- Det. Rene Sheppard
- First appearance: September 25, 1998 (7x01, "La Famiglia") (HLOTS)
- Last appearance: May 21, 1999 (7x22, Forgive Us Our Trespasses) (HLOTS) February 13, 2000 Homicide: The Movie
- Created by: Tom Fontana
- Portrayed by: Michael Michele

In-universe information
- Gender: Female
- Title: Detective
- Occupation: Homicide Detective Fugitive Squad Detective (formerly)
- Significant other: Patrol Chief Jim Feliciano (fiancé)

= Rene Sheppard =

Rene Sheppard is a fictional character in Homicide: Life on the Street, played by Michael Michele.

==In Homicide==
Sheppard first appeared in Season 7. She was Miss Anne Arundel County (beauty pageant queen) sometime prior to joining the Baltimore Police Department. She came into the Homicide Section from the Escape and Apprehension Section (Fugitive Squad) and was partnered with Meldrick Lewis. A number of the male detectives are attracted to her, and she is asked out by Meldrick Lewis and Tim Bayliss - she turns them both down in a non-confrontational manner, developing a strong friendship with Bayliss and an initially strong working relationship (see below) with Lewis.
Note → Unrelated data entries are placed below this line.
lrhip_stage_t *lrhip_unary_create(const char *op, float re, float im, int constant_complex, int input_complex)
{
    if (!op) { set_error("unary: missing operation name"); return nullptr; }
    {
        std::string name;
        std::map<std::string, double> kv;
        const char *c = strchr(op, ':');
        const std::string head(op, c ? (size_t)(c - op) : strlen(op));
        if (head == "preamblesampler") return preamblesampler_create(op);
        if (head == "pam" || head == "qam") return modulator_create(op);
        if (head == "interleave" || head == "deinterleave" || head == "wavpack" || head == "wavunpack") return port_stage_create(op);
        if (head == "pll") return pll_create(op);
        if (head == "rdsframer") return plain_create<RfStage>(op, 8);
        if (head == "scmframer") return plain_create<EfStage<EF_SCM>>(op, EfProto<EF_SCM>::REC);
        if (head == "scmplusframer") return plain_create<EfStage<EF_SCMPLUS>>(op, EfProto<EF_SCMPLUS>::REC);
        if (head == "idmframer") return plain_create<EfStage<EF_IDM>>(op, EfProto<EF_IDM>::REC);
        if (head == "ax25framer") return plain_create<AxStage>(op, AX_REC);
        if (head == "pocsagframer") return plain_create<PgStage>(op, PG_REC);
        if (head == "varicodedecoder") return plain_create<VcStage>(op, 1);
        if (head == "manchesterdecoder") {
            if (!parse_op(op, name, kv, {"invert"})) return nullptr;
            return manchesterdecoder_create(kv, op);
        }
        if (c || digital_unary_op(head)) {
            if (!digital_unary_op(head)) { set_error("unary: unknown operation \"%s\"", op); return nullptr; }
            if (!parse_op(op, name, kv, digital_keys(head))) return nullptr;
            return digital_unary_create(name, kv, op);
        }
    }
    struct { const char *name; int code, in, out; } T[] = {
        {"complexmagnitude", UN_CMAG, 8, 4}, {"complexphase", UN_CPHASE, 8, 4}, {"complextoreal", UN_CREAL, 8, 4},
        {"complextoimag", UN_CIMAG, 8, 4},   {"complexconjugate", UN_CCONJ, 8, 8}, {"realtocomplex", UN_R2C, 4, 8},
        {"absolutevalue", UN_ABS, 4, 4}};
    int code = -1, in = 0, out = 0;
    for (auto &t : T)
        if (!strcmp(t.name, op)) { code = t.code; in = t.in; out = t.out; }
    if (!strcmp(op, "addconstant")) {
        if (constant_complex && !input_complex) { set_error("addconstant: a complex constant takes ComplexFloat32 input only (addconstant.lua:42-44)"); return nullptr; }
        code = !input_complex ? UN_ADDC_REAL : (constant_complex ? UN_ADDC_CPLX : UN_ADDC_CPLX_BY_REAL);
        in = out = input_complex ? 8 : 4;
    }
    if (code < 0) { set_error("unary: unknown operation \"%s\"", op); return nullptr; }
    if (ensure_init()) return nullptr;
    UnaryStage *q = new (std::nothrow) UnaryStage();
    if (!q) { set_error("out of memory"); return nullptr; }
    q->op = code; q->cr = re; q->ci = im;
    q->in_size = in; q->out_size = out;
    return q;
}

lrhip_stage_t *lrhip_delay_create(unsigned num_samples, int elem_size)
{
    if (num_samples < 1) { set_error("Number of samples must be greater than 0"); return nullptr; }
    if (elem_size != 4 && elem_size != 8) { set_error("delay: element size must be 4 or 8"); return nullptr; }
    if (ensure_init()) return nullptr;
    std::unique_ptr<DelayStage> q(new (std::nothrow) DelayStage());
    if (!q) { set_error("out of memory"); return nullptr; }
    q->D = num_samples;
    q->in_size = q->out_size = elem_size;
    if (q->reset()) return nullptr;
    return q.release();
}

lrhip_stage_t *lrhip_hilbert_create(const float *taps, unsigned ntaps)
{
    if (!taps || (ntaps % 2) != 1) { set_error("Number of taps must be odd"); return nullptr; }
    std::unique_ptr<HilbertStage> q(new (std::nothrow) HilbertStage());
    if (!q) { set_error("out of memory"); return nullptr; }
    q->fir.reset(fir_build(taps, ntaps, 0, 0, 1, 0, false, 0.0));
    if (!q->fir) return nullptr;
    q->in_size = 4; q->out_size = 8;
    return q.release();
}

lrhip_stage_t *lrhip_channelizer_create(const float *taps, unsigned ntaps, unsigned nchannels)
{
    if (!taps || ntaps < 32 || (ntaps % 32) != 0 || ntaps > 8192) { set_error("channelizer: ntaps must be a multiple of 32 in [32, 8192]"); return nullptr; }
    if (nchannels != 32 && nchannels != 64) { set_error("channelizer: nchannels must be 32 or 64"); return nullptr; }
    if (ensure_init()) return nullptr;
    std::unique_ptr<ChannelizerStage> q(new (std::nothrow) ChannelizerStage());
    if (!q) { set_error("out of memory"); return nullptr; }
    int M = (int)ntaps, K = (int)nchannels, K2 = 2 * K;
    q->M = M; q->K = K;
    q->in_size = q->out_size = 8;
    std::vector<float> W((size_t)2 * M * K2);
    const double PI2 = 6.283185307179586476925286766559;
    for (int i = 0; i < M; i++)
        for (int c = 0; c < K; c++) {
            int j = M - 1 - i;
            double a = PI2 * (double)(((long)c * j) % K) / K, h = taps[j];
            float gr = (float)(h * std::cos(a)), gi = (float)(h * std::sin(a));
            W[(size_t)(2 * i) * K2 + 2 * c] = gr;
            W[(size_t)(2 * i + 1) * K2 + 2 * c] = -gi;
            W[(size_t)(2 * i) * K2 + 2 * c + 1] = gi;
            W[(size_t)(2 * i + 1) * K2 + 2 * c + 1] = gr;
        }
    if (upload(q->W, W.data(), W.size() * sizeof(float))) return nullptr;
    if (q->reset()) return nullptr;
    return q.release();
}

lrhip_stage_t *lrhip_pfb_channelizer_create(const float *taps, unsigned ntaps, unsigned nchannels)
{
    return lrhip_pfb_oversampled_create(taps, ntaps, nchannels, 1);
}

lrhip_stage_t *lrhip_pfb_oversampled_create(const float *taps, unsigned ntaps, unsigned nchannels, unsigned oversample)
{
    if (const char *why = PfbChannelizerStage::refusal(taps ? ntaps : 0, nchannels, oversample)) { set_error("%s", why); return nullptr; }
    if (ensure_init()) return nullptr;
    std::unique_ptr<PfbChannelizerStage> q(new (std::nothrow) PfbChannelizerStage());
    if (!q) { set_error("out of memory"); return nullptr; }
    const int M = (int)ntaps, K = (int)nchannels;
    q->M = M; q->K = K; q->P = (M + K - 1) / K;
    q->R = (int)oversample; q->D = K / q->R;
    while ((1 << q->log2k) < K) q->log2k++;
    q->in_size = q->out_size = 8;
    std::vector<float> tw((size_t)K);
    for (int m = 0; m < K / 2; m++) {
        double ang = -2.0 * 3.14159265358979323846 * m / K;
        tw[2 * m] = (float)std::cos(ang);
        tw[2 * m + 1] = (float)std::sin(ang);
    }
    if (upload(q->taps, taps, (size_t)M * sizeof(float)) || upload(q->tw, tw.data(), tw.size() * sizeof(float))) return nullptr;
    if (q->reset()) return nullptr;
    return q.release();
}

lrhip_stage_t *lrhip_binary_create(const char *op, int input_complex)
{
    if (!op) { set_error("binary: missing operation name"); return nullptr; }
    if (!strcmp(op, "sampler")) {
        if (ensure_init()) return nullptr;
        std::unique_ptr<SamplerStage> q(new (std::nothrow) SamplerStage());
        if (!q) { set_error("out of memory"); return nullptr; }
        q->in_size = q->out_size = input_complex ? 8 : 4;
        q->in2_size = 4;
        if (q->reset()) return nullptr;
        return q.release();
    }
    int code = !strcmp(op, "multiply") ? BIN_MULTIPLY : !strcmp(op, "multiplyconjugate") ? BIN_MULTIPLY_CONJ
             : !strcmp(op, "add") ? BIN_ADD : !strcmp(op, "subtract") ? BIN_SUBTRACT : !strcmp(op, "floattocomplex") ? BIN_F2C : -1;
    if (code < 0) { set_error("binary: unknown operation \"%s\"", op); return nullptr; }
    if (code == BIN_MULTIPLY_CONJ && !input_complex) { set_error("binary: multiplyconjugate takes ComplexFloat32 inputs (multiplyconjugate.lua:26)"); return nullptr; }
    if (ensure_init()) return nullptr;
    BinaryStage *q = new (std::nothrow) BinaryStage();
    if (!q) { set_error("out of memory"); return nullptr; }
    q->op = code;
    q->in_size = q->out_size = input_complex ? 8 : 4;
    if (code == BIN_F2C) { q->in_size = 4; q->out_size = 8; }
    return q;
}

void lrhip_stage_destroy(lrhip_stage_t *q)
{
    if (!q) return;
    if (ctx().ready) (void)hipStreamSynchronize(ctx().stream);
    delete q;
}

int lrhip_stage_reset(lrhip_stage_t *q) { return q ? q->reset() : set_error("null stage"); }
int lrhip_stage_input_size(const lrhip_stage_t *q) { return q ? q->in_size : set_error("null stage"); }
int lrhip_stage_output_size(const lrhip_stage_t *q) { return q ? q->out_size : set_error("null stage"); }
unsigned long lrhip_stage_max_output(const lrhip_stage_t *q, unsigned long n_in) { return q ? q->max_output(n_in) : 0; }

long lrhip_stage_execute_device(lrhip_stage_t *q, const void *in_dev, unsigned long n_in, void *out_dev, unsigned long out_capacity)
{
    if (!q) return set_error("null stage");
    if (n_in && (!in_dev || (!out_dev && q->max_output(n_in)))) return set_error("null buffer");
    return q->run(in_dev, n_in, out_dev, out_capacity);
}

long lrhip_stage_execute(lrhip_stage_t *q, const void *in_host, unsigned long n_in, void *out_host, unsigned long out_capacity)
{
    if (!q) return set_error("null stage");
    if (dynamic_cast<PortStage *>(q)) return set_error("%s stage takes a port table of device pointers: use lrhip_stage_execute_device", q->kind());
    return host_execute(q->h_in, q->h_out, q->d_in, q->d_out, q->in_size, q->out_size, q->max_output(n_in), in_host, n_in,
                        out_host, out_capacity,
                        [&](const void *di, unsigned long n, void *dout, unsigned long cap) { return q->run(di, n, dout, cap); }, q->align(), q->direct_io_ok());
}

long lrhip_stage_execute2_device(lrhip_stage_t *q, const void *in1_dev, const void *in2_dev, unsigned long n_in, void *out_dev,
                                 unsigned long out_capacity)
{
    if (!q) return set_error("null stage");
    if (n_in && (!in1_dev || !in2_dev || !out_dev)) return set_error("null buffer");
    return q->run2(in1_dev, in2_dev, n_in, out_dev, out_capacity);
}

long lrhip_stage_execute2(lrhip_stage_t *q, const void *in1_host, const void *in2_host, unsigned long n_in, void *out_host,
                          unsigned long out_capacity)
{
    if (!q) return set_error("null stage");
    BinaryStage *b = dynamic_cast<BinaryStage *>(q);
    if (!b) return set_error("%s is not a two-input stage", q->kind());
    if (n_in && !in2_host) return set_error("null input buffer");
    const int in2_size = q->input2_size();
    size_t bytes = (size_t)n_in * in2_size;
    if (b->h_in2.reserve(bytes ? bytes : 16) || b->d_in2.reserve(bytes ? bytes : 16)) return -1;
    if (bytes) {
        memcpy(b->h_in2.p, in2_host, bytes);
        LR_HIP(hipMemcpyAsync(b->d_in2.p, b->h_in2.p, bytes, hipMemcpyHostToDevice, ctx().stream));
    }
    return host_execute(q->h_in, q->h_out, q->d_in, q->d_out, q->in_size, q->out_size, q->max_output(n_in), in1_host, n_in, out_host, out_capacity,
                        [&](const void *di, unsigned long n, void *dout, unsigned long cap) {
                            const size_t first = (size_t)((const char *)di - (const char *)q->d_in.p) / (size_t)q->in_size;
                            return q->run2(di, (const char *)b->d_in2.p + first * (size_t)in2_size, n, dout, cap);
                        });
}

lrhip_chain_t *lrhip_chain_create(lrhip_stage_t **stages, unsigned nstages) { return lrhip_chain_create_ex(stages, nstages, 0u); }

lrhip_chain_t *lrhip_chain_create_ex(lrhip_stage_t **stages, unsigned nstages, unsigned flags)
{
    if (!stages || nstages < 1) { set_error("chain: need at least one stage"); return nullptr; }
    if (flags & ~(unsigned)(LRHIP_CHAIN_EXACT_ROTATOR | LRHIP_CHAIN_NO_POLYPHASE_TAIL | LRHIP_CHAIN_NO_FUSION | LRHIP_CHAIN_NO_SINGLE_LAUNCH)) {
        set_error("chain: unknown flag bits 0x%x", flags);
        return nullptr;
    }
    for (unsigned i = 0; i < nstages; i++)
        if (!stages[i]) { set_error("chain: stage %u is null", i); return nullptr; }
    for (unsigned i = 0; i < nstages; i++)
        if (dynamic_cast<PortStage *>(stages[i])) { set_error("chain: stage %u (%s) takes a port table and cannot be part of a chain", i, stages[i]->kind()); return nullptr; }
    for (unsigned i = 0; i + 1 < nstages; i++)
        if (stages[i]->out_size != stages[i + 1]->in_size) {
            set_error("chain: stage %u (%s) emits %d-byte samples but stage %u (%s) takes %d-byte samples", i, stages[i]->kind(),
                      stages[i]->out_size, i + 1, stages[i + 1]->kind(), stages[i + 1]->in_size);
            return nullptr;
        }
    std::unique_ptr<lrhip_chain> c(new (std::nothrow) lrhip_chain());
    if (!c) { set_error("out of memory"); return nullptr; }
    c->flags = flags;
    const PlanFlags pf{!(flags & LRHIP_CHAIN_NO_FUSION), (flags & LRHIP_CHAIN_EXACT_ROTATOR) != 0, (flags & LRHIP_CHAIN_NO_POLYPHASE_TAIL) != 0,
                       !(flags & LRHIP_CHAIN_NO_SINGLE_LAUNCH)};
    std::vector<lrhip_stage_t *> kept;
    if (pf.fusion && nstages > 1) {
        for (unsigned k = 0; k < nstages; k++) {
            DownsamplerStage *d1 = dynamic_cast<DownsamplerStage *>(stages[k]);
            if (!(d1 && d1->factor == 1)) kept.push_back(stages[k]);
        }
        if (!kept.empty() && kept.size() < nstages) { stages = kept.data(); nstages = (unsigned)kept.size(); }
    }
    Plan plan{stages, nstages, pf, c->ops};
    for (unsigned i = 0; i < nstages;) {
        int used = 0;
        for (size_t r = 0; pf.fusion && !used && r < sizeof kPlanRules / sizeof kPlanRules[0]; r++) used = kPlanRules[r](plan, i);
        if (used < 0) return nullptr;
        if (!used) { c->ops.emplace_back(stages[i]); used = 1; }
        i += (unsigned)used;
    }
    if (pf.fusion) {
        fold_fixups(c->ops);
        if (merge_receivers(c->ops, pf)) return nullptr;
        fold_tuner_records(c->ops);
        if (digital_fuse_tail(c->ops)) return nullptr;
    }
    for (size_t k = 0; k + 1 < c->ops.size(); k++) c->edges.emplace_back(new DeviceBuf());
    return c.release();
}

void lrhip_chain_destroy(lrhip_chain_t *c)
{
    if (!c) return;
    if (ctx().ready) (void)hipStreamSynchronize(ctx().stream);
    delete c;
}

int lrhip_chain_reset(lrhip_chain_t *c)
{
    if (!c) return set_error("null chain");
    if (c->inflight) return set_error("chain reset: %u chunks still in flight", c->inflight);
    c->fill = 0;
    c->discard_in = 0;
    if (ctx().ready) LR_HIP(hipStreamSynchronize(ctx().stream));
    for (auto &o : c->ops)
        if (o.stage->reset()) return -1;
    return 0;
}

unsigned long lrhip_chain_max_output(const lrhip_chain_t *c, unsigned long n_in)
{
    if (!c) return 0;
    unsigned long n = n_in;
    for (auto &o : c->ops) n = o.stage->max_output(n);
    return n;
}

static unsigned long chain_output_bound(const lrhip_chain *c, unsigned long n);

long lrhip_chain_execute_device(lrhip_chain_t *c, const void *in_dev, unsigned long n_in, void *out_dev, unsigned long out_capacity)
{
    if (!c) return set_error("null chain");
    g_launches = 0;
    if (c->discard_in && n_in) {
        const unsigned long k = c->discard_in < n_in ? (unsigned long)c->discard_in : n_in;
        const unsigned long bound = chain_output_bound(c, k);
        if (c->d_discard.reserve((size_t)bound * c->ops.back().stage->out_size + 16)) return -1;
        c->discard_in -= k;
        const unsigned long long left = c->discard_in;
        c->discard_in = 0;
        long rc = lrhip_chain_execute_device(c, in_dev, k, c->d_discard.p, bound);
        c->discard_in = left;
        if (rc < 0) return rc;
        in_dev = (const char *)in_dev + (size_t)k * c->ops.front().stage->in_size;
        n_in -= k;
        if (!n_in) return 0;
    }
    const void *cur = in_dev;
    unsigned long n = n_in;
    for (size_t k = 0; k < c->ops.size(); k++) {
        lrhip_stage *s = c->ops[k].stage;
        bool last = k + 1 == c->ops.size();
        unsigned long need = s->max_output(n);
        void *dst;
        unsigned long cap;
        if (last) {
            dst = out_dev;
            cap = out_capacity;
        } else {
            if (c->edges[k]->reserve((size_t)need * s->out_size + 16)) return -1;
            dst = c->edges[k]->p;
            cap = need;
        }
        long got = s->run(cur, n, dst, cap);
        if (got < 0) return got;
        cur = dst;
        n = (unsigned long)got;
    }
    c->last_launches = g_launches;
    return (long)n;
}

Her career is tested when an arrest goes bad; Sheppard is severely beaten by the suspect, who steals her gun and fires a shot at a shocked Lewis that almost kills him, causing the department to doubt her ability to do her job. Although he initially defends Sheppard's ability and gets her gun back to keep her career from being wrecked, Lewis' shock over his near death contributes to him making it clear he doesn't really trust her on the streets, leading to tension between the two and often resulting in their seeking other partners. After spending her recovery time behind a desk, Sheppard is allowed to be the primary detective on the "Internet Killer" case, and redeems herself somewhat by leading the investigation that led to the killer, Luke Ryland, being arrested. However, Sheppard later learns that Lewis was not the only cop in the Homicide unit who had concerns about her job performance: Terri Stivers outright says that Sheppard went for her gun too early during the confrontation, and tells Laura Ballard that while it's unfair for female cops to be judged harshly she feels that failures like Sheppard's give those critics more anger and confidence to be misogynistic. In the series' penultimate episode, Sheppard and Ballard work a case involving a murdered female gang member, and Sheppard feels pressured not to call in one of the male detectives to help them. When they close the case, Sheppard simply tells Lewis that she can do her job, no matter what anyone thinks.

In the series finale, Lewis makes a gratuitous reference to her losing her gun, and Sheppard just scoffs and walks away while Bayliss calls Lewis an ass and they have an argument over trusting their partners. Lewis partners with Falsone to solve the murder of a woman and is shocked when the woman's sister, a devout nun, offers solace and comfort to the killer when he's arrested by them. Pondering his own actions and attitude, Lewis asks Falsone about forgiveness and Falsone bluntly tells him "you should ask Sheppard." Lewis then asks Sheppard to join him on a homicide call, which they work without any problems.

==In Law & Order==
Sheppard also appeared in the Law & Order episode "Sideshow" (Part 1).